Mia cara Berenice,
la storia che sto per raccontarti si svolge da qualche parte nella Pianura Padana, nel 1945.
Nella piazza del paese cala un silenzio irreale dopo che l’ultima camionetta tedesca, caricata fra lo sbraitare dei sottufficiali, a furia di pedate e spintoni per scrostarla dal fango, è finalmente partita. L’aria è scura e gonfia, elettrica, il temporale imminente.
Sul sagrato della cattedrale sta in piedi il rettore, le braccia conserte, i lembi della tonaca lambiti dall’aria fredda che preannuncia il diluvio. Il volto ancora giovane è raggrinzito dalla preoccupazione sotto gli occhialetti tondi… ha la coscienza pulita, il monsignore, ma non osa ancora suonare le campane a distesa… potrebbe esserci ancora qualche tedesco, o qualche fascista disperato in giro… e poi i partigiani, in maggioranza comunisti, riconosceranno i suoi giusti meriti? Nel convento dei cappuccini, a un tiro di sasso da lì, ha fatto ricoverare lui stesso una famiglia di ebrei. Al sagrestano ha affidato un biglietto per il padre superiore e la raccomandazione di portarlo a destinazione, pedalando all’impazzata: non lasciar andare i giudei o, se proprio devono andarsene, farsi lasciare ricevuta del servizio prestato.
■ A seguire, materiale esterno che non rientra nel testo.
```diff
@@ -225,6 +226,10 @@
     if m != _SCATTER_MODE_SENT[0]:
         L.load().gdr_set_scatter_mode(m)
         _SCATTER_MODE_SENT[0] = m
+    m = int(K.TILE_SORT_MODE)
+    if m != _TILE_SORT_MODE_SENT[0]:
+        L.load().gdr_set_tile_sort_mode(m)
+        _TILE_SORT_MODE_SENT[0] = m
 
 
 def _view_opts():
@@ -634,6 +639,7 @@
         st.bin.tile_hist, st.bin.hist_width = None, 0
     st.bin.global_sort = int(K.FORCE_GLOBAL_SORT)
     st.bin.scatter_mode = int(K.SCATTER_MODE)
+    _push_scatter_mode()
     st.bin.d_dev = d_dev
     st.D = entries
     if K.DEEP_MAX_BUSY is not None:
diff --git a/include/gdr.h b/include/gdr.h
--- a/include/gdr.h
+++ b/include/gdr.h
@@ -135,6 +135,8 @@
 const char* gdr_last_error(void);
 const char* gdr_build_tag(void);
 int32_t gdr_set_scatter_mode(int32_t mode);
+int32_t gdr_set_tile_sort_mode(int32_t mode);
+int64_t gdr_debug_tile_sort_fallbacks(int32_t reset);
 
 size_t gdr_geom_bytes(int32_t N);
 size_t gdr_binning_bytes(uint64_t D);
```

Dall’altro lato della piazza, in Municipio, non si hanno tutte queste remore. Dalla scala interna di servizio sbucano, nell’atrio pavesato di nero, due stradini mezzo ubriachi che sventolano la bandiera con la stella rossa sulla banda bianca. Si inerpicano sullo scalone e fanno irruzione nell’ufficio del podestà che quel giorno, prudentemente, non si è presentato al lavoro. Pisciano sullo scrittoio e sulla carta intestata della Repubblica Sociale, abbattono a calci i fasci, lanciano dal finestrone il ritratto del Duce, si affacciano al balcone agitando la bandiera e baccagliando.
Ma la piazza è vuota, già cadono i primi goccioloni di pioggia. Il rettore fa dietrofront, a lunghe falcate dentro il sottanone, ed esercita il suo diritto d’asilo nella cattedrale. Dove sarà finito il sacrestano? Possibile che venga trattenuto dalla…
La pioggia cade tutta d’un colpo, come il rovesciarsi di un secchio. Un boato che muggisce fra le navate. Il Rettore si segna, si inginocchia davanti alla Madonna della cappelletta, affonda il volto fra le mani: “Ave Maria, gratia plena, Dominus tecum…”
Recita il rosario anche Rosina, l’ostessa, sull’inginocchiatoio del tinello, con le gambe che le tremano così forte da far tremare il legno consunto e sbilenco.
Al piano di sotto, nell’osteria deserta, sono arrivati quelli della Brigata Garibaldi che, fino a quel momento, se n’erano stati nascosti nel casolare delle Quattro Strade. Sono venuti a prendere il podestà e il federale, ma sanno benissimo che non troveranno né l’uno né l’altro e, quindi, zuppi di pioggia dopo la lunga marcia cominciata all’alba, si sono acquartierati provvisoriamente in osteria, e ora vociano chiedendo rumorosamente cibo e vino.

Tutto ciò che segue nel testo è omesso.